┌────────
template <int BN, int STAGES, int NCWG, bool PAIR, bool HALO, bool PIPE, int SLOTS, bool PRE>
__global__ void __launch_bounds__(TcCfg<BN, STAGES, NCWG, PAIR, HALO, SLOTS>::THREADS, 1)
conv_tc_kernel(const __grid_constant__ TcArgs a) {
  using Cfg = TcCfg<BN, STAGES, NCWG, PAIR, HALO, SLOTS>;
  static_assert(!PRE || !HALO, "pre-activation outputs: generic and 2-CTA kernels");
  constexpr int WN = Cfg::WN;
  constexpr int NR = WN / 2;
  constexpr int NGT = BN / 64;
  extern __shared__ uint8_t smem_raw[];
  uint8_t* smem = smem_raw + ((1024u - (smem_u32(smem_raw) & 1023u)) & 1023u);
  uint8_t* patch = smem;
  uint8_t* stages = smem + 2 * Cfg::PATCH_BYTES;
  uint8_t* slots = stages + STAGES * Cfg::STAGE_BYTES;
  uint64_t* full_bar = reinterpret_cast<uint64_t*>(slots + SLOTS * Cfg::SLOT_BYTES);
  uint64_t* empty_bar = full_bar + STAGES;
  uint64_t* patch_full_bar = empty_bar + STAGES;
  uint64_t* patch_empty_bar = patch_full_bar + 2;
  uint64_t* slot_full_bar = patch_empty_bar + 2;
  uint64_t* slot_empty_bar = slot_full_bar + SLOTS;

  const int rank = PAIR ? (int)cluster_ctarank() : 0;
  const int sched_id = PAIR ? (int)(blockIdx.x >> 1) : (int)blockIdx.x;
  const int sched_n = PAIR ? (int)(gridDim.x >> 1) : (int)gridDim.x;
  const int wg = threadIdx.x >> 7;
  const int m_tiles = a.tiles_w * a.tiles_h * a.tiles_n;
  const int total_tiles = (PAIR ? (m_tiles + 1) / 2 : m_tiles) * a.n_tiles;
  const int rows_valid = a.nb * a.th * a.tw;
  const int cchunks = a.cin >> 6;
  const int n_iters = a.kh * a.kw * cchunks;

  if (threadIdx.x == 0) {
    for (int s = 0; s < STAGES; ++s) { mbar_init(&full_bar[s], 1); mbar_init(&empty_bar[s], (PAIR ? 2 : 1) * NCWG); }
    for (int s = 0; s < 2; ++s) { mbar_init(&patch_full_bar[s], 1); mbar_init(&patch_empty_bar[s], NCWG); }
    for (int s = 0; s < SLOTS; ++s) { mbar_init(&slot_full_bar[s], 1); mbar_init(&slot_empty_bar[s], 1); }
    fence_mbar_init();
    tma_prefetch_desc(&a.tm_a_hi); tma_prefetch_desc(&a.tm_a_lo);
    tma_prefetch_desc(&a.tm_b_hi); tma_prefetch_desc(&a.tm_b_lo);
    if (SLOTS) {
      tma_prefetch_desc(&a.tm_o_hi); tma_prefetch_desc(&a.tm_o_lo);
      if (a.res_hi) { tma_prefetch_desc(&a.tm_r_hi); tma_prefetch_desc(&a.tm_r_lo); }
      if (PRE && a.out_hi) { tma_prefetch_desc(&a.tm_p_hi); tma_prefetch_desc(&a.tm_p_lo); }
    }
  }
  if (PAIR) cluster_sync_all();
  else __syncthreads();

  if (wg == 0) {
    setmaxnreg_dec<Cfg::PRODUCER_REGS>();
    if (threadIdx.x == 0) {
      const uint32_t stage_tx = (HALO ? 0u : 2u * (uint32_t)rows_valid * 128u) + 2u * (uint32_t)Cfg::B_BYTES;
      const uint32_t patch_tx = 2u * (uint32_t)(a.th + 2) * (uint32_t)((TC_HALO_TW + 2) * 128);
      const uint32_t res_tx = 2u * (uint32_t)rows_valid * 128u;
      uint32_t git = 0, gpatch = 0, gslot = 0;
      TcSched sched(a.sk_mode, total_tiles, n_iters, sched_id, sched_n);
      TcItem item;
      while (sched.next(item)) {
        const int t = item.tile;
        const int nt = t % a.n_tiles, mt = PAIR ? 2 * (t / a.n_tiles) + rank : t / a.n_tiles;
        const int x0 = (mt % a.tiles_w) * a.tw, y0 = ((mt / a.tiles_w) % a.tiles_h) * a.th;
        const int img0 = (mt / (a.tiles_w * a.tiles_h)) * a.nb, n0 = nt * BN;
        int patch_cc = -1;
        for (int k = item.k0; k < item.k1; ++k, ++git) {
          const int tap = HALO ? k % 9 : k / cchunks, cc = HALO ? k / 9 : k - tap * cchunks;
          const int r = tap / a.kw, s = tap % a.kw;
          const int iy = y0 * a.stride + r * a.rate - a.pad_t, ix = x0 * a.stride + s * a.rate - a.pad_l;
          if (HALO && cc != patch_cc) {
            patch_cc = cc;
            const uint32_t pb = gpatch & 1u;
            mbar_wait(&patch_empty_bar[pb], ((gpatch >> 1) & 1u) ^ 1u);
            uint8_t* pbase = patch + pb * Cfg::PATCH_BYTES;
            mbar_arrive_expect_tx(&patch_full_bar[pb], patch_tx);
            for (int i = 0; i < a.th + 2; ++i) {
              tma_load_4d(pbase + i * TC_HALO_PITCH, &a.tm_a_hi, &patch_full_bar[pb], cc * 64, x0 - a.pad_l,
                          y0 - a.pad_t + i, img0);
              tma_load_4d(pbase + TC_HALO_PLANE_BYTES + i * TC_HALO_PITCH, &a.tm_a_lo, &patch_full_bar[pb], cc * 64,
                          x0 - a.pad_l, y0 - a.pad_t + i, img0);
            }
            ++gpatch;
          }
          const uint32_t st = git % STAGES, ph = (git / STAGES) & 1u;
          mbar_wait(&empty_bar[st], ph ^ 1u);
          uint8_t* sbase = stages + st * Cfg::STAGE_BYTES;
          const int kcol = tap * a.cin + cc * 64;
          mbar_arrive_expect_tx(&full_bar[st], stage_tx);
          if (!HALO) {
            tma_load_4d(sbase, &a.tm_a_hi, &full_bar[st], cc * 64, ix, iy, img0);
            tma_load_4d(sbase + TC_A_BYTES, &a.tm_a_lo, &full_bar[st], cc * 64, ix, iy, img0);
          }
// ... 7 lines not shown
            tma_load_2d(bbase + Cfg::B_BYTES, &a.tm_b_lo, &full_bar[st], kcol, n0);
          }
        }
        if constexpr (SLOTS > 0) {
          for (int g = 0; g < NGT && item.k0 == 0; ++g, ++gslot) {
            const uint32_t sl = gslot % SLOTS;
            mbar_wait(&slot_empty_bar[sl], ((gslot / SLOTS) & 1u) ^ 1u);
            if (a.res_hi) {
              uint8_t* sb = slots + sl * Cfg::SLOT_BYTES;
              mbar_arrive_expect_tx(&slot_full_bar[sl], res_tx);
              tma_load_4d(sb, &a.tm_r_hi, &slot_full_bar[sl], n0 + g * 64, x0 * a.res_stride, y0 * a.res_stride, img0);
              tma_load_4d(sb + TC_A_BYTES, &a.tm_r_lo, &slot_full_bar[sl], n0 + g * 64, x0 * a.res_stride,
                          y0 * a.res_stride, img0);
            } else {
              mbar_arrive(&slot_full_bar[sl]);
            }
          }
        }
      }
    }
  } else {
    setmaxnreg_inc<Cfg::CONSUMER_REGS>();
    const int c = wg - 1;
    const int ctid = threadIdx.x - 128;
    const int wrow = (c & 1) * 64, wcol = (c >> 1) * WN;
    const int lrow = ((threadIdx.x & 127) >> 5) * 16 + ((threadIdx.x & 31) >> 2);
    const int lcol = 2 * (threadIdx.x & 3);
    uint32_t git = 0, gpatch = 0;
    uint32_t gslot = 0, rel = 0;
    const bool slot_issuer = (threadIdx.x & 127) == 0 && (c & 1) == 0;
    TcSched sched(a.sk_mode, total_tiles, n_iters, sched_id, sched_n);
    TcItem item;
    while (sched.next(item)) {
      const int t = item.tile;
      const int nt = t % a.n_tiles, mt = PAIR ? 2 * (t / a.n_tiles) + rank : t / a.n_tiles;
      const int x0 = (mt % a.tiles_w) * a.tw, y0 = ((mt / a.tiles_w) % a.tiles_h) * a.th;
      const int img0 = (mt / (a.tiles_w * a.tiles_h)) * a.nb;
      const int n0 = nt * BN + wcol;

      float racc[NR];
#pragma unroll
      for (int j = 0; j < NR; ++j) racc[j] = 0.f;
      int patch_cc = -1;
      uint32_t pb = 0;
      auto acquire = [&](int k, uint32_t g) {
        TcSlice s;
        s.st = g % STAGES;
        if (HALO) {
          const int cc = k / 9, tap = k - cc * 9;
          if (cc != patch_cc) {
            patch_cc = cc;
            pb = gpatch & 1u;
            mbar_wait(&patch_full_bar[pb], (gpatch >> 1) & 1u);
            ++gpatch;
          }
          const int r = tap / 3, c3 = tap - r * 3;
          const uint32_t pa = smem_u32(patch + pb * Cfg::PATCH_BYTES) + (uint32_t)(((wrow >> 3) + r) * TC_HALO_PITCH + c3 * 128);
          s.ahi = make_sw128_kmajor_desc(pa, TC_HALO_PITCH);
          s.alo = make_sw128_kmajor_desc(pa + TC_HALO_PLANE_BYTES, TC_HALO_PITCH);
        }
        s.pb = pb;
        mbar_wait(&full_bar[s.st], (g / STAGES) & 1u);
        const uint32_t sa = smem_u32(stages + s.st * Cfg::STAGE_BYTES);
        if (!HALO) {
          s.ahi = make_sw128_kmajor_desc(sa + wrow * 128);
          s.alo = make_sw128_kmajor_desc(sa + TC_A_BYTES + wrow * 128);
        }
        s.bhi = make_sw128_kmajor_desc(sa + Cfg::A_STAGE_BYTES + wcol * 128);
        s.blo = make_sw128_kmajor_desc(sa + Cfg::A_STAGE_BYTES + Cfg::B_BYTES + wcol * 128);
        return s;
      };
      auto release = [&](int k, const TcSlice& s) {
        if ((threadIdx.x & 127) == 0) {
          mbar_arrive(&empty_bar[s.st]);
          if (PAIR) mbar_arrive_cluster(&empty_bar[s.st], (uint32_t)(rank ^ 1));
          if (HALO && (k + 1 == item.k1 || (k + 1) % 9 == 0)) mbar_arrive(&patch_empty_bar[s.pb]);
        }
      };
      auto fold = [&](float (&d)[NR]) {
        wgmma_fence_operand(d);
#pragma unroll
        for (int j = 0; j < NR; ++j) racc[j] = __fadd_rn(racc[j], d[j]);
      };
      if constexpr (PIPE) {
        const int k1 = item.k1;
        int k = item.k0;
        float d0[NR], d1[NR];
        TcSlice s0 = acquire(k, git), s1;
        tc_slice_mma<WN>(d0, s0);
        for (; k + 2 < k1; k += 2, git += 2) {
          s1 = acquire(k + 1, git + 1);
          tc_slice_mma<WN>(d1, s1);
          wgmma_wait1();
          release(k, s0);
          fold(d0);
          s0 = acquire(k + 2, git + 2);
          tc_slice_mma<WN>(d0, s0);
          wgmma_wait1();
          release(k + 1, s1);
          fold(d1);
        }
        if (k + 1 < k1) {
          s1 = acquire(k + 1, git + 1);
          tc_slice_mma<WN>(d1, s1);
          wgmma_wait1();
          release(k, s0);
          fold(d0);
          wgmma_wait0();
          release(k + 1, s1);
          fold(d1);
          git += 2;
        } else {
          wgmma_wait0();
          release(k, s0);
          fold(d0);
          git += 1;
        }
      } else {
        for (int k = item.k0; k < item.k1; ++k, ++git) {
          const TcSlice s = acquire(k, git);
          float d[NR];
          tc_slice_mma<WN>(d, s);
          wgmma_wait0();
          release(k, s);
          fold(d);
        }
      }

      if (item.k0 != 0) {
        float* wsp = a.sk_partials + (size_t)blockIdx.x * (128 * BN);
#pragma unroll
        for (int j = 0; j < NR; ++j) {
          const int row = wrow + lrow + ((j & 2) ? 8 : 0), col = wcol + (j >> 2) * 8 + lcol + (j & 1);
          wsp[col * 128 + row] = racc[j];
        }
        __threadfence();
        named_bar_sync(1, 128 * NCWG);
        if (ctid == 0)
          asm volatile("st.release.gpu.global.s32 [%0], %1;" ::"l"(a.sk_flags + blockIdx.x), "r"(a.sk_epoch) : "memory");
        continue;
      }
      if (item.k1 != n_iters) {
        const long long tile_end = (long long)(item.tile + 1) * n_iters;
        int last_unit = sched_id;
        for (int unit = sched_id + 1;; ++unit) {
          const int cta = PAIR ? 2 * unit + rank : unit;
          int seen;
          do {
            asm volatile("ld.acquire.gpu.global.s32 %0, [%1];" : "=r"(seen) : "l"(a.sk_flags + cta) : "memory");
          } while (seen != a.sk_epoch);
          const float* wsp = a.sk_partials + (size_t)cta * (128 * BN);
#pragma unroll
          for (int j = 0; j < NR; ++j) {
            const int row = wrow + lrow + ((j & 2) ? 8 : 0), col = wcol + (j >> 2) * 8 + lcol + (j & 1);
            racc[j] = __fadd_rn(racc[j], __ldcg(wsp + col * 128 + row));
          }
          last_unit = unit;
          if (TcSched::range_end(unit, total_tiles, n_iters, sched_n) >= tile_end) break;
        }
        named_bar_sync(1, 128 * NCWG);
        if (ctid == 0)
          for (int unit = sched_id + 1; unit <= last_unit; ++unit)
            asm volatile("st.relaxed.gpu.global.s32 [%0], %1;" ::"l"(a.sk_flags + (PAIR ? 2 * unit + rank : unit)), "r"(0) : "memory");
      }

      if constexpr (SLOTS > 0) {
        bool row_ok[2];
// ... 210 lines not shown
struct MapKey {
  const void* p; int a, b, c, d, e, f, g, kind;
  bool operator<(const MapKey& o) const {
    return std::tie(p, a, b, c, d, e, f, g, kind) < std::tie(o.p, o.a, o.b, o.c, o.d, o.e, o.f, o.g, o.kind);
  }
};
static std::map<MapKey, CUtensorMap> g_map_cache;
static std::mutex g_map_mutex;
└────────
### TASK REQUIREMENTS
Wherever a line holds the word "next", copy that line out of the entries above.

### ANSWER TO THIS EXERCISE
      while (sched.next(item)) {
    while (sched.next(item)) {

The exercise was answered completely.